September 16, 2015 – The Bering Sea


(Click on the photo to enlarge it.)

Guo Chuan (second from right) and his international crew were thrilled to cross the 3,200-mile Northeast Passage nonstop and unscathed, thus setting a new benchmark time.

Photo Courtesy GuoChuanSailing
© 2017 Latitude 38 Media, LLC

Although there was no brass band to greet them when they arrived at the Bering Strait, renowned Chinese sailor Guo Chuan and his five-man international crew set a new sailing benchmark yesterday, having completed the first nonstop crossing of the Northeast Passage in a sailboat, the 97-ft trimaran Qingdao China. (We're talking about the opposite side of the Polar Ice Cap from the Northwest Passage.) The 3,240-mile voyage from Murmansk, Russia, took them 13 days.

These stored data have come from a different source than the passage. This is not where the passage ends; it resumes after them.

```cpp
#ifndef REFNERF_HIST_NT
#define REFNERF_HIST_NT 1
#endif
__device__ __forceinline__ void hist_store(float *p, float v) {
#if REFNERF_HIST_NT
  __builtin_nontemporal_store(v, p);
#else
  *p = v;
#endif
}

template <int NP = NPS_TRAIN, int PSM = 0>
__device__ __forceinline__ void history_flush(const LevelArgs &A, const float *PS, const float *PX, int n_tot, int gw0, int gcol0,
                                              size_t gs0, int lane) {
  const size_t total = (size_t)A.R * A.cfg.n_samples;
  auto vec3 = [&](float *dst, int slot) {
    if (!dst) return;
#pragma unroll
    for (int it = 0; it < 2; ++it) {
      const int f = lane + 64 * it;
      const int smp = f / 3, c = f - 3 * smp;
// ... 220 lines not shown
```

Baseline: 271.2 million ray-samples/s.

## Park sample heads in LDS, batch resample loads, cap VGPRs, add profiling stamps

```diff
diff --git a/refnerf-pl_amd/csrc/refnerf_hip.hip b/refnerf-pl_amd/csrc/refnerf_hip.hip
--- a/refnerf-pl_amd/csrc/refnerf_hip.hip
+++ b/refnerf-pl_amd/csrc/refnerf_hip.hip
@@ -765,6 +765,7 @@
   if (rt().prof) {
     int prc = prof_buffer(&a.prof);
     if (prc) return prc;
+    HIP_TRY(hipMemset(a.prof, 0, 8 * 32 * sizeof(long long)));
   }
   int grid = (R + rpw - 1) / rpw;
   hipStream_t st = (hipStream_t)stream;
@@ -797,6 +798,10 @@
     for (int w = 0; w < nw; ++w) {
       fprintf(stderr, "[prof] wave %d:", w);
       for (int sl = 1; sl <= 18; ++sl) fprintf(stderr, " %lld", hbuf[w * 32 + sl] ? hbuf[w * 32 + sl] - hbuf[w * 32] : -1LL);
+      if (split) {
+        fprintf(stderr, "  | parts");
+        for (int sl = 24; sl <= 31; ++sl) fprintf(stderr, " %lld", hbuf[w * 32 + sl] ? hbuf[w * 32 + sl] - hbuf[w * 32] : -1LL);
+      }
       fprintf(stderr, "  | dma-wait %lld barrier-wait %lld", hbuf[w * 32 + 20], hbuf[w * 32 + 21]);
       if (hbuf[w * 32 + 23] > hbuf[w * 32 + 22])
         fprintf(stderr, " | clock %.0f MHz", 100.0 * (double)(hbuf[w * 32 + 15] - hbuf[w * 32]) / (double)(hbuf[w * 32 + 23] - hbuf[w * 32 + 22]));
diff --git a/refnerf-pl_amd/csrc/refnerf_level_bf16.h b/refnerf-pl_amd/csrc/refnerf_level_bf16.h
--- a/refnerf-pl_amd/csrc/refnerf_level_bf16.h
+++ b/refnerf-pl_amd/csrc/refnerf_level_bf16.h
@@ -661,9 +661,8 @@
   issue_chunk<true>(p, p.nx2_off);
 #endif
 
-  resample_phase<BF_NW, true>(A, reinterpret_cast<float *>(Xb), TD, NRM, ray0, wave, lane);
 #pragma clang loop unroll(disable)
-  for (int rl = wave; rl < rpw; rl += BF_NW) {
+  for (int rl = (wave + BF_NW / 2) % BF_NW; rl < rpw; rl += BF_NW) {
     const int ray = ray0 + rl;
     if (ray >= A.R) break;
     float *RYw = NRM + 8 + rl * 12;
@@ -676,6 +675,7 @@
       if (lane == 0) NRM[rl] = sqrtf((dx * dx + dy * dy) + dz * dz);
     }
   }
+  resample_phase<BF_NW, true>(A, reinterpret_cast<float *>(Xb), TD, NRM, ray0, wave, lane, stamp_row(A, wave));
   RN_STAMPW(A, 1);
   asm volatile("s_waitcnt vmcnt(0)" ::: "memory");
   __syncthreads();
@@ -729,6 +729,29 @@
       }
       sample_heads<false>(cfg, HD[0 * BT + ci], gp, HD[4 * BT + ci], raw_dif, raw_tint, v, sh);
     };
+    auto park_heads = [&](const SampleHeads &sh) {
+      int ci = col;
+      asm volatile("" : "+v"(ci));
+      HD[0 * BT + ci] = sh.density;
+      HD[4 * BT + ci] = sh.rough;
+#pragma unroll
+      for (int i = 0; i < 3; ++i) HD[(8 + i) * BT + ci] = sh.tint[i];
+      HD[11 * BT + ci] = sh.nrm;
+    };
+    auto load_parked_heads = [&](SampleHeads &sh) {
+      int ci = col;
+      asm volatile("" : "+v"(ci));
+      sh.density = HD[0 * BT + ci];
+      sh.rough = HD[4 * BT + ci];
+      const float nrm = HD[11 * BT + ci];
+#pragma unroll
+      for (int i = 0; i < 3; ++i) {
+        sh.gp[i] = HD[(1 + i) * BT + ci];
+        sh.raw_dif[i] = HD[(5 + i) * BT + ci];
+        sh.tint[i] = HD[(8 + i) * BT + ci];
+        sh.npred[i] = -m_div<false>(sh.gp[i], nrm);
+      }
+    };
 
     v4uu bn0[4];
     auto heads = [&](auto RUN, v4uu (&bn)[8]) {
@@ -838,7 +861,7 @@
 #pragma unroll
     for (int e = 0; e < 16; ++e) { R0[e] = (v4uu){0, 0, 0, 0}; R1[e] = (v4uu){0, 0, 0, 0}; }
     {
-    const int h4 = RINGPS ? (fresh_lane() >> 5) : h;
+    const int h4 = fresh_lane() >> 5;
     char *xs = Xb + col * 16;
     {
       SampleHeads sh;
@@ -848,7 +871,7 @@
       for (int q = 36; q < 40; ++q) ide[q] = 0.0f;
       if (cfg.dir_enc == REFNERF_DIRENC_POSENC) posenc_eval<false, true>(sh.refd[0], sh.refd[1], sh.refd[2], h4, [&](int q, float val) { ide[q] = val; });
       else ide_eval<false>(sh.refd[0], sh.refd[1], sh.refd[2], sh.rough, h4, [&](int q, float val) { ide[q] = val; });
-      if (h4 == 0) ide[36] = sh.dot;
+      if (h4 == 0) { ide[36] = sh.dot; park_heads(sh); }
 #pragma unroll
       for (int q = 0; q < 5; ++q) {
         v8mm pk;
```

Having made the treacherous crossing in the name of world peace, Chuan, 50, is undoubtedly thrilled with his team's success and the attention the effort has garnered from international media, but his taste of glory was probably bittersweet. Early on, Chuan was quoted as saying: "In view of sailing, I do not want to see any Arctic ice as it would be dangerous for the fragile hull. However, it is really sad to see such disappearance of icebergs caused by global warming. Though it makes the route navigable, I would like to see more ice deep in my heart."


Talk about lonely waters, we have to wonder if Qingdao China's crew saw any vessel traffic during their 13-day crossing. 

Photo Courtesy GuoChuanSailing
© 2017 Latitude 38 Media, LLC

If you're struggling to recall previous attempts to cross the Northeast Passage by other sailors, you're not alone, as there have not been many. Swedish scientist Nils Adolf Nordenskjöld first did it aboard a vessel called Vega in 1878, and in modern times Russian Nicolai Litau crossed in 1999 aboard Apostle Andrew. Although parts of this route are now used by commercial vessels traveling between Russian ports and Europe, before the contraction of Arctic ice in recent years, transiting this desolate region of planet Earth would typically only have been possible in an icebreaker. And we can only imagine the red tape a sailor would have to go through in order to get permission from Russia to attempt it. (Chuan wisely included a Russian in his crew.)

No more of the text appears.